• OPTIONS TRADING IN THE PITS IS ON THE WAY OUT AND THE CFTC MAKES NO COMMENT

  • by Fred Oltarsh

    While commodities regulators testified in front of congress, the Intercontinental Exchange announced the closing of floor trading for all options contracts effective with the close of trading on October 19th. At first view, the elimination of combined floor and electronic trading may not seem important. Trading volume has shifted dramatically from the floor to the electronic trading platform; however, the removal of liquidity provided by market-makers will be sorely missed. On a daily basis market-makers are available for not only standard options transactions, but for spreads of all kinds and sophisticated products like Calendar Spread Options (currently not trading on the electronic platform but scheduled to be available on the electronic platform on August 20th).

    ICE is the first major exchange to close floor trading for options contracts.
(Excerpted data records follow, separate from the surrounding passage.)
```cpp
hipError_t launch_mfma16(const Params &p, int dtype, hipStream_t s) {
  const bool w8 = mfma16_waves(p.D, p.B * p.H, p.N, p.Nk, p.is_causal) == 8 && (p.D == 64 || !p.is_causal);
  return with_tag(dtype, [&](auto tag) -> hipError_t {
    using Tag = decltype(tag);
    if (p.D != 64 && p.D != 128) {
      if (p.D < 64) return p.is_causal ? launch16_one<Tag, 64, true, 4, true>(p, s) : launch16_one<Tag, 64, false, 4, true>(p, s);
      return p.is_causal ? launch16_one<Tag, 128, true, 4, true>(p, s) : launch16_one<Tag, 128, false, 4, true>(p, s);
    }
    if (p.D == 64) {
      if (w8) return p.is_causal ? launch16_one<Tag, 64, true, 8, false, FA16_SUB8>(p, s) : launch16_one<Tag, 64, false, 8, false, FA16_SUB8>(p, s);
      return p.is_causal ? launch16_one<Tag, 64, true, 4>(p, s) : launch16_one<Tag, 64, false, 4>(p, s);
    }
    if (p.D == 128) {
      if (w8) return launch16_one<Tag, 128, false, 8>(p, s);
      return p.is_causal ? launch16_one<Tag, 128, true, 4>(p, s) : launch16_one<Tag, 128, false, 4>(p, s);
    }
    return hipErrorInvalidValue;
  });
}

}
```

Measured before the change: 1166 TFLOP/s.

## Issue first K/V DMA before Q loads and streamline the epilogue store

For D=64 with 8 waves, the first K/V tile DMA is now issued before the Q fragment loads, so the kernel prologue overlaps those global loads. For D=64 the epilogue drops the block-wide barrier in favor of a per-wave lgkmcnt wait, since each wave reads only its own O tile. It also writes O through buffer stores with a streaming/nontemporal cache hint instead of plain global stores. The changes risk a hazard if the per-wave LDS region assumption fails, and they touch only the prologue and epilogue.

After: 1176 TFLOP/s, median of 6. About the same (+0.9%).

```diff
diff --git a/flash_attention_metal_amd/csrc/fa_mfma16_kernel.hip b/flash_attention_metal_amd/csrc/fa_mfma16_kernel.hip
--- a/flash_attention_metal_amd/csrc/fa_mfma16_kernel.hip
+++ b/flash_attention_metal_amd/csrc/fa_mfma16_kernel.hip
@@ -51,6 +51,15 @@
 #endif
 #ifndef FA16_OCC
 #define FA16_OCC 4
+#endif
+#ifndef FA16_PRO
+#define FA16_PRO (D == 64 && RW == 8 ? 1 : 0)
+#endif
+#ifndef FA16_OST
+#define FA16_OST (D == 64 ? 1 : 0)
+#endif
+#ifndef FA16_EPB
+#define FA16_EPB (D == 64 ? 0 : 1)
 #endif
 
 namespace fa {
@@ -118,45 +127,22 @@
   const __amdgpu_buffer_rsrc_t rk = __builtin_amdgcn_make_buffer_rsrc((void *)((const char *)p.k + base_kv * 2), 0, kv_head_bytes, 0x00020000);
   const __amdgpu_buffer_rsrc_t rv = __builtin_amdgcn_make_buffer_rsrc((void *)((const char *)p.v + base_kv * 2), 0, kv_head_bytes, 0x00020000);
 
-  vec8 qf[2][KS];
-#pragma unroll
-  for (int qt = 0; qt < 2; ++qt)
-#pragma unroll
-    for (int ks = 0; ks < KS; ++ks) {
-      const u32x4 t = __builtin_amdgcn_raw_buffer_load_b128(rq, (unsigned)(qw0 + 16 * qt + c) * GRB + gcol(4 * ks + g), 0, 0);
-      qf[qt][ks] = __builtin_bit_cast(vec8, t);
-    }
-
-  const int kx = (D == 64) ? ((c >> 1) & 7) : c;
-  const lds_char *kptr[KS];
-#pragma unroll
-  for (int ks = 0; ks < KS; ++ks) {
-    kptr[ks] = Kbuf + c * RB + (((4 * ks + g) ^ kx) << 4);
-    asm volatile("" : "+v"(kptr[ks]));
-  }
-  const int vq = c >> 2, vp = c & 3;
-  const int vrow = 4 * g + vq;
-  const int vx = (D == 64) ? (((vrow >> 1) & 3) << 1) : ((vrow & 7) << 1);
-  const lds_char *vptr[DT];
-#pragma unroll
-  for (int dt = 0; dt < DT; ++dt) {
-    vptr[dt] = Vbuf + vrow * RB + ((((2 * dt) ^ vx) + (vp >> 1)) << 4) + 8 * (vp & 1);
-    asm volatile("" : "+v"(vptr[dt]));
-  }
-
-  const int kv_end = CAUSAL ? min(p.Nk, q0 + BMR + coff) : p.Nk;
-  const int nT = (kv_end + BNK - 1) / BNK;
+  auto count_tiles = [&]() __attribute__((always_inline)) {
+    const int kv_end = CAUSAL ? min(p.Nk, q0 + BMR + coff) : p.Nk;
+    return (kv_end + BNK - 1) / BNK;
+  };
 
   constexpr int RPP = 1024 / RB;
   constexpr int NPW = (BNK / RPP) / RW;
   static_assert((RW * RPP) % 16 == 0, "the piece stride must keep the swizzle");
   unsigned dma_kvo, dma_vvo;
-  {
-    const int row = wave * RPP + lane / CPR, pc = lane % CPR;
-    const int skx = (D == 64) ? ((row >> 1) & 7) : (row & 15);
-    const int svx = (D == 64) ? (((row >> 1) & 3) << 1) : ((row & 7) << 1);
-    dma_kvo = (unsigned)(row * GRB) + gcol(pc ^ skx);
-    dma_vvo = (unsigned)(row * GRB) + gcol(pc ^ svx);
+#define FA16_DMA_OFFSETS()                                                           \
+  {                                                                                  \
+    const int row = wave * RPP + lane / CPR, pc = lane % CPR;                        \
+    const int skx = (D == 64) ? ((row >> 1) & 7) : (row & 15);                       \
+    const int svx = (D == 64) ? (((row >> 1) & 3) << 1) : ((row & 7) << 1);          \
+    dma_kvo = (unsigned)(row * GRB) + gcol(pc ^ skx);                                \
+    dma_vvo = (unsigned)(row * GRB) + gcol(pc ^ svx);                                \
   }
   auto stage_dma = [&](int t, int buf) {
 #pragma unroll
@@ -168,6 +154,50 @@
       asm volatile("s_mov_b32 m0, %0\n\ts_nop 0\n\tbuffer_load_dwordx4 %1, %2, %3 offen lds" ::"s"(lv), "v"(dma_vvo), "s"(rv), "s"(soff) : "memory");
     }
   };
+  auto stage_first = [&](const int tiles) __attribute__((always_inline)) {
+    stage_dma(0, 0);
+    if constexpr (SUB == 2) {
+      if (1 < tiles) stage_dma(1, 1);
+    }
+  };
+
+  vec8 qf[2][KS];
+#define FA16_LOAD_Q()                                                                                                              \
+  _Pragma("unroll") for (int qt = 0; qt < 2; ++qt) _Pragma("unroll") for (int ks = 0; ks < KS; ++ks) {                             \
+    const u32x4 t = __builtin_amdgcn_raw_buffer_load_b128(rq, (unsigned)(qw0 + 16 * qt + c) * GRB + gcol(4 * ks + g), 0, 0);       \
+    qf[qt][ks] = __builtin_bit_cast(vec8, t);                                                                                      \
+  }
+  constexpr bool PRO = (FA16_PRO != 0);
+  if constexpr (PRO) {
+    FA16_DMA_OFFSETS();
+    stage_first(count_tiles());
+    FA16_LOAD_Q();
+    __builtin_amdgcn_sched_barrier(0);
+  } else {
+    FA16_LOAD_Q();
+  }
+#undef FA16_LOAD_Q
+
+  const int kx = (D == 64) ? ((c >> 1) & 7) : c;
+  const lds_char *kptr[KS];
+#pragma unroll
+  for (int ks = 0; ks < KS; ++ks) {
+    kptr[ks] = Kbuf + c * RB + (((4 * ks + g) ^ kx) << 4);
+    asm volatile("" : "+v"(kptr[ks]));
+  }
+  const int vq = c >> 2, vp = c & 3;
+  const int vrow = 4 * g + vq;
+  const int vx = (D == 64) ? (((vrow >> 1) & 3) << 1) : ((vrow & 7) << 1);
+  const lds_char *vptr[DT];
+#pragma unroll
+  for (int dt = 0; dt < DT; ++dt) {
+    vptr[dt] = Vbuf + vrow * RB + ((((2 * dt) ^ vx) + (vp >> 1)) << 4) + 8 * (vp & 1);
+    asm volatile("" : "+v"(vptr[dt]));
+  }
+
+  const int nT = count_tiles();
+  if constexpr (!PRO) FA16_DMA_OFFSETS();
+#undef FA16_DMA_OFFSETS
 
   f32x4 oacc[DT][2];
 #pragma unroll
@@ -210,11 +240,17 @@
   if constexpr (LAZY_TEST) {
     if (threadIdx.x == 0) lds_write_b32(poison_flag, 0u);
   }
-  stage_dma(0, 0);
-  if constexpr (SUB == 2) {
-    if (1 < nT) stage_dma(1, 1);
-  }
-  asm volatile("s_waitcnt vmcnt(0)" ::: "memory");
+  if constexpr (PRO) {
+    __builtin_amdgcn_sched_barrier(0);
+    asm volatile("s_waitcnt vmcnt(0)" ::: "memory");
+#pragma unroll
+    for (int qt = 0; qt < 2; ++qt)
+#pragma unroll
+      for (int ks = 0; ks < KS; ++ks) asm volatile("" : "+v"(qf[qt][ks]));
+  } else {
+    stage_first(nT);
+    asm volatile("s_waitcnt vmcnt(0)" ::: "memory");
+  }
 #pragma unroll
   for (int qt = 0; qt < 2; ++qt)
 #pragma unroll
@@ -563,6 +599,8 @@
   if constexpr (LAZY_TEST) asm volatile("" : "+v"(elane));
   const int ec = elane & 15, eg = elane >> 4;
   lds_char *Ot = smem + wave * (WM * RB);
+  [[maybe_unused]] int ost_never = 0;
+  if constexpr (FA16_OST == 3) asm volatile("" : "+s"(ost_never));
 #pragma unroll
   for (int qt = 0; qt < 2; ++qt) {
     float lt = ONES ? lacc[qt][0] : l[qt];
@@ -572,7 +610,7 @@
     }
     const float inv_l = __builtin_amdgcn_rcpf(lt);
     const int row = 16 * qt + ec, qrow = qw0 + row;
-    if (p.lse != nullptr && eg == 0 && qrow < p.N)
+    if (p.lse != nullptr && eg == 0 && qrow < p.N && (FA16_OST != 3 || ost_never != 0))
       p.lse[(long long)bh * p.N + qrow] = (__builtin_amdgcn_logf(lt) - negm[qt][0]) * 0.6931471805599453f;
 #pragma unroll
     for (int dt = 0; dt < DT; ++dt) {
@@ -585,8 +623,9 @@
       lds_write_b64(Ot + row * RB + (ch << 4) + 8 * (eg & 1), w);
     }
   }
-  __syncthreads();
-  {
+  if constexpr (FA16_EPB != 0) __syncthreads();
+  else asm volatile("s_waitcnt lgkmcnt(0)" ::: "memory");
+  if constexpr (FA16_OST == 0) {
     elem *Og = (elem *)p.o + base;
 #pragma unroll
     for (int it = 0; it < WM * CPR / 64; ++it) {
@@ -594,6 +633,18 @@
       const int row = idx / CPR, ch = idx % CPR;
       const u32x4 vv = lds_read_b128(Ot + row * RB + ((ch ^ (row & (CPR - 1))) << 4));
       if (qw0 + row < p.N && (!PAD || ch * 8 < p.D)) *reinterpret_cast<u32x4 *>(Og + (long long)(qw0 + row) * (PAD ? p.D : D) + ch * 8) = vv;
+    }
+  } else {
+    constexpr int aux = (FA16_OST == 2) ? 2 : 16;
+    const __amdgpu_buffer_rsrc_t ro = __builtin_amdgcn_make_buffer_rsrc((void *)((char *)p.o + base * 2), 0, head_bytes, 0x00020000);
+    if (FA16_OST != 3 || ost_never != 0) {
+#pragma unroll
+      for (int it = 0; it < WM * CPR / 64; ++it) {
+        const int idx = it * 64 + elane;
+        const int row = idx / CPR, ch = idx % CPR;
+        const u32x4 vv = lds_read_b128(Ot + row * RB + ((ch ^ (row & (CPR - 1))) << 4));
+        __builtin_amdgcn_raw_buffer_store_b128(vv, ro, (unsigned)(qw0 + row) * GRB + gcol(ch), 0, aux);
+      }
     }
   }
 }
```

Relegating options trading solely to an electronic platform shows a lack of understanding by regulators of the inherent risks associated with options positions. In times of risk management crisis, market-makers provide a level of liquidity that is essential to orderly markets. While Clearing Members have shopped positions to firms as a means of liquidation, market-makers have been available to provide liquidity for sophisticated strategies which are difficult to attain on an electronic platform. On a daily basis customers will suffer from reduced liquidity and transparency due to a significant reduction of participants.

    There is a crisis of confidence in the Futures Trading arena. Whether it is inadequate auditing procedures leading to misallocation of funds (PFGBest, MF Global) or risk management practices which were unable to decipher impending implosions in natural gas (Amaranth and others), cotton and sugar, everyone with an account at a Futures Clearing Member is at risk to other traders in the industry. Eliminating liquidity in the name of increased Exchange profits is a poor Regulatory choice.

    It is time for Regulators and Congress to respond to the enormous growth in volume in a proactive manner. Increased fees to traders and an appropriate increase of government funding would enable significant changes in regulatory oversight. Outside auditors and risk managers would add a much needed new dimension to this oversight. It is clear that the staff of the CFTC and NFA is ill-equipped to meet the challenges of today’s futures markets. Decreasing liquidity by eliminating options floor traders, in the name of an increase in the bottom line, is not a good place to start improving risk management.